Information START

template <int K>
__global__ void __launch_bounds__(128) blend_sh_bwd_tc2_kernel(const GsRec* __restrict__ grec, const float* __restrict__ rgb,
                                                               const uint32_t* __restrict__ ids,
                                                               const uint32_t* __restrict__ goff,
                                                               const int* __restrict__ tile_accum, int wp, int hp, int ntx,
                                                               float fx, float fy, const float* __restrict__ rays_o,
                                                               const float* __restrict__ lefttop,
                                                               const float* __restrict__ vdx, const float* __restrict__ vdy,
                                                               const float* __restrict__ image,
                                                               const float* __restrict__ grad_image,
                                                               float* __restrict__ grad_inst, int grad_is_final, GsCrop crop,
                                                               uint32_t* __restrict__ row_epoch, uint32_t epoch,
                                                               int* __restrict__ tile_neff_b) {
  constexpr int NT = 128, STAGES = 3, NV = sh_nv(K), GREC = (NV + 3) / 4 * 4;
  extern __shared__ __align__(128) uint8_t tc_smem_raw[];
  TcBwdSmem<K>& sm = *reinterpret_cast<TcBwdSmem<K>*>(tc_smem_raw);
  const int tile = blockIdx.x, tid = threadIdx.x, warp = tid >> 5, lane = tid & 31;
  const int tx = tile % ntx, ty = tile / ntx;
  const int ix = tx * GS_TILE + (tid & 15), iy0 = ty * GS_TILE + (tid >> 4), iy1 = iy0 + 8;
  const int start = tile_accum[tile];
  const int cnt = tile_accum[tile + 1] - start;
  if (cnt == 0) return;
  const int nchunks = (cnt + TC_J - 1) / TC_J;
  if (tid == 0) {
    for (int s = 0; s < STAGES; ++s) gs_mbar_init(&sm.st.full[s], NT);
    gs_fence_barrier_init();
  }
  {
    float sh[16];
    pixel_sh<K>(ix, iy0, rays_o, lefttop, vdx, vdy, sh);
    tc_store_basis<K>(sh, sm.img_hi, sm.img_lo, tid);
    pixel_sh<K>(ix, iy1, rays_o, lefttop, vdx, vdy, sh);
    tc_store_basis<K>(sh, sm.img_hi, sm.img_lo, tid + 128);
  }
  if (tid < 96) {
    sm.bc_hi[tid] = make_uint4(0, 0, 0, 0);
    sm.bc_lo[tid] = make_uint4(0, 0, 0, 0);
  }
  float T[2] = {1.f, 1.f}, R[2], gr[2], gg[2], gb[2];
#pragma unroll
  for (int p = 0; p < 2; ++p) {
    const int iy = p ? iy1 : iy0;
    const size_t off = ((size_t)iy * wp + ix) * 3;
    const float raw[3] = {image[off], image[off + 1], image[off + 2]};
    if (!grad_is_final) {
      gr[p] = grad_image[off];
      gg[p] = grad_image[off + 1];
      gb[p] = grad_image[off + 2];
    } else {
      gs_load_final_grad(grad_image, raw, ix, iy, crop.left, crop.top, crop.width, crop.height, gr[p], gg[p], gb[p]);
    }
    R[p] = gr[p] * raw[0] + gg[p] * raw[1] + gb[p] * raw[2];
  }
  __syncthreads();
  const int row[2] = {tc_row(tid), tc_row(tid + 128)};
  const float px = gs_pixel_coord(ix, wp, fx);
  const float py[2] = {gs_pixel_coord(iy0, hp, fy), gs_pixel_coord(iy1, hp, fy)};
  for (int k = 0; k < STAGES - 1 && k < nchunks; ++k)
    tc_gather<K, STAGES, true, NT>(sm.st, k, grec, rgb, ids, goff, start + k * TC_J, min(TC_J, cnt - k * TC_J), tid);

  auto pair2 = [&](const float4 a, const float4 b4, const float* l0, const float* l1, float (*dc)[3], float* v) {
    const float dx = px - a.x;
    const float adx = a.z * dx;
    float e2[2], ey2[2];
#pragma unroll
    for (int p = 0; p < 2; ++p) {
      const float dy = py[p] - a.y;
      const float eu = fmaf(-a.w, dy, adx);
      const float ev = fmaf(-b4.x * dy, dy, b4.y);
      const float alpha = gs_ex2(fmaf(-dx, eu, ev));
// ... 78 lines not shown
#pragma unroll
          for (int c = 0; c < 3; ++c)
#pragma unroll
            for (int q = 0; q < 4; ++q) hw[p][c][q] = lw[p][c][q] = 0u;
        part[h * 8 + (lane >> 2)][lane & 3] = 0.f;
        part[h * 8 + (lane >> 2)][4 + (lane & 3)] = 0.f;
      }
#pragma unroll
      for (int p = 0; p < 2; ++p)
#pragma unroll
        for (int c = 0; c < 3; ++c) {
          sm.dct[(c * 2 + h) * 256 + row[p]] = make_uint4(hw[p][c][0], hw[p][c][1], hw[p][c][2], hw[p][c][3]);
          sm.dct[(6 + c * 2 + h) * 256 + row[p]] = make_uint4(lw[p][c][0], lw[p][c][1], lw[p][c][2], lw[p][c][3]);
        }
    }
    fence_smem_to_async();
    const bool done = __syncthreads_and(!(T[0] > GS_T_STOP) && !(T[1] > GS_T_STOP)) != 0;
    float acc[2][16];
    tc_contract_issue<2>(0, sm.dct, sm.img_hi, acc);
    if (tid >= 96 && tid < 96 + n) tc_geom_row<4, GREC>(tid - 96, sm.part, Rr, tx, ty, grad_inst, row_epoch, epoch);
    n_prev = n;
    st_prev = stage;
    if (!done && k + STAGES - 1 < nchunks) {
      const int kn = k + STAGES - 1;
      tc_gather<K, STAGES, true, NT>(sm.st, kn % STAGES, grec, rgb, ids, goff, start + kn * TC_J, min(TC_J, cnt - kn * TC_J),
                                     tid);
    }
    tc_contract_finish<2>(0, acc, sm.epi, hs, warp, lane);
    if (done) {
      consumed = min(cnt, (k + 1) * TC_J);
      break;
    }
  }
  __syncthreads();
  if (n_prev > 0 && tid < 96) tc_coef_rows<K, GREC>(n_prev, sm.st.R[st_prev], sm.epi, hs, warp, lane, tx, ty, grad_inst);
  asm volatile("cp.async.wait_all;" ::: "memory");
  if (tile_neff_b && tid == 0) tile_neff_b[tile] = consumed;
}

}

Information END

_What you have to do_.
Copy out each line of the records above that includes "epoch".

_Solution to this problem_.
                                                               uint32_t* __restrict__ row_epoch, uint32_t epoch,
    if (tid >= 96 && tid < 96 + n) tc_geom_row<4, GREC>(tid - 96, sm.part, Rr, tx, ty, grad_inst, row_epoch, epoch);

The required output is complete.